Fastpaca Context Store
Context budgeting and compaction for LLM apps. Keep long conversations fast and affordable.
- Set token budgets. Conversations stay within bounds.
- You control the accuracy/cost tradeoff.
╔═ fastpaca ════════════════════════╗
╔══════════╗ ║ ║░ ╔═optional═╗
║ ║░ ║ ┏━━━━━━━━━━━┓ ┏━━━━━━━━━━━┓ ║░ ║ ║░
║ client ║░───API──▶║ ┃ Message ┃────▶┃ Context ┃ ║░ ──▶║ postgres ║░
║ ║░ ║ ┃ History ┃ ┃ Policy ┃ ║░ ║ ║░
╚══════════╝░ ║ ┗━━━━━━━━━━━┛ ┗━━━━━━━━━━━┛ ║░ ╚══════════╝░
░░░░░░░░░░░░ ║ ║░ ░░░░░░░░░░░░
╚═══════════════════════════════════╝░
░░░░░░░░░░░░░░░░░░░░░░░░░░░░░░░░░░░░░
Enforces a per-conversation token budget before requests hit your LLM.

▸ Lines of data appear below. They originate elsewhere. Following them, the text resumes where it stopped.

+        const int krow1 = (32 + l31 < APIPE_NR ? 32 + l31 : APIPE_NR - 1) * 256;
         const int it = blockIdx.x + k * stride;
-        const char* const B = lds + (k & 1) * APIPE_BUF;
+        const char* const B = lds + (k & 1) * APIPE_KV;
         asm volatile("s_barrier" ::: "memory");
         if (p.stamps && k == 2) st_[0] = __builtin_readcyclecounter();
         if (p.no_pipe == 2) {
             asm volatile("s_barrier" ::: "memory");
+            asm volatile("s_barrier" ::: "memory");
             continue;
         }
         const unsigned vbase = (unsigned)(uintptr_t)(const __attribute__((address_space(3))) char*)B;
         const char* const Ki = B + APIPE_IMG;
-        const char* const Qi = B + 2 * APIPE_IMG;
-        if (SH == 0 || wid == 0) {
-#pragma unroll
-            for (int s = 0; s < NS; ++s) qf[s] = *(const u32x4*)(Qi + (QROW0 + qi) * 256 + (((2 * s + lh) ^ sw) << 4));
-        }
+        u32x4 qf[NS];
+#pragma unroll
+        for (int s = 0; s < NS; ++s) qf[s] = qn[s];
+        if (q_own && k + 1 < n_mine) q_load(it + stride, l31, lh, qn);
         f32x16 sacc[2];
 #pragma unroll
         for (int t = 0; t < 2; ++t)
@@ -466,7 +490,7 @@
         for (int s = 0; s < NS; ++s)
 #pragma unroll
             for (int t = 0; t < 2; ++t) {
-                const u32x4 kf = *(const u32x4*)(Ki + (32 * t + l31) * 256 + (((2 * s + lh) ^ sw) << 4));
+                const u32x4 kf = *(const u32x4*)(Ki + (t == 0 ? l31 * 256 : krow1) + (((2 * s + lh) ^ sw) << 4));
                 sacc[t] = __builtin_amdgcn_mfma_f32_32x32x16_bf16(__builtin_bit_cast(bf16x8, kf), __builtin_bit_cast(bf16x8, qf[s]), sacc[t], 0, 0, 0);
             }
         asm volatile("" : "+v"(sacc[0]), "+v"(sacc[1]));
@@ -482,7 +506,7 @@
                 sacc[jt][e] = v;
                 m = fmaxf(m, v);
             }
-        m = fmaxf(m, __shfl_xor(m, 32));
+        m = fmaxf(m, xor32(m));
         float l = 0.f;
 #pragma unroll
         for (int jt = 0; jt < 2; ++jt)
@@ -496,7 +520,7 @@
                 sacc[jt][e] = v;
                 l += v;
             }
-        l += __shfl_xor(l, 32);
+        l += xor32(l);
         const float inv = 1.0f / l;
         asm volatile("" : "+v"(l));
         if (p.stamps && k == 2) st_[2] = __builtin_readcyclecounter();
@@ -505,43 +529,41 @@
         for (int d = 0; d < HDT; ++d)
 #pragma unroll
             for (int e = 0; e < 16; ++e) oacc[d][e] = 0.f;
-        s16x4 tv[2][2 * HDT];
-        auto tr_reads = [&](int n, s16x4 (&v)[2 * HDT]) {
+        s16x4 tv[2 * HDT];
+        auto tr_reads = [&](int n, int d) {
             const int kr = 16 * n + 4 * lh + (gi >> 2);
+            const int bo = d * 64 + ((lane >> 4) & 1) * 32 + (gi & 3) * 8;
+            const unsigned a0 = vbase + kr * 256 + ((((bo >> 4) ^ (kr & 7)) << 4) | (bo & 15));
+            const unsigned a1 = vbase + (kr + 8) * 256 + ((((bo >> 4) ^ ((kr + 8) & 7)) << 4) | (bo & 15));
+            asm volatile("ds_read_b64_tr_b16 %0, %1" : "=v"(tv[2 * d]) : "v"(a0));
+            asm volatile("ds_read_b64_tr_b16 %0, %1" : "=v"(tv[2 * d + 1]) : "v"(a1));
+        };
+#pragma unroll
+        for (int d = 0; d < HDT; ++d) tr_reads(0, d);
+        bf16x8 pa[4];
+#pragma unroll
+        for (int n = 0; n < 4; ++n)
+#pragma unroll
+            for (int e = 0; e < 8; ++e) pa[n][e] = (bf16_t)(sacc[n >> 1][8 * (n & 1) + e] * inv);
+        asm volatile("" : "+v"(pa[0]), "+v"(pa[1]), "+v"(pa[2]), "+v"(pa[3]));
+#pragma unroll
+        for (int n = 0; n < 4; ++n) {
 #pragma unroll
             for (int d = 0; d < HDT; ++d) {
-                const int bo = d * 64 + ((lane >> 4) & 1) * 32 + (gi & 3) * 8;
-                const unsigned a0 = vbase + kr * 256 + ((((bo >> 4) ^ (kr & 7)) << 4) | (bo & 15));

Long conversations get expensive and slow
- More messages = more tokens = higher cost
- Larger context = slower responses
- Eventually you hit the model's limit
What Fastpaca Context Store does
Enforces per-conversation token budgets with deterministic compaction.
- Keep full history for users
- Compact context for the model
- Choose your policy (
last_n,skip_parts,manual)
Quick Start
const fastpaca = createClient({ baseUrl: 'http://localhost:4000/v1' });
const ctx = await fastpaca.context('demo', { budget: 1_000_000 });
await ctx.append({ role: 'user', parts: [{ type: 'text', text: 'Hi' }] });
const { messages } = await ctx.context();
Background
We kept rebuilding the same Redis + Postgres + pub/sub stack to manage conversation state and compaction. It was messy, hard to scale, and expensive to tune. Fastpaca Context Store turns that pattern into a single service you can drop in.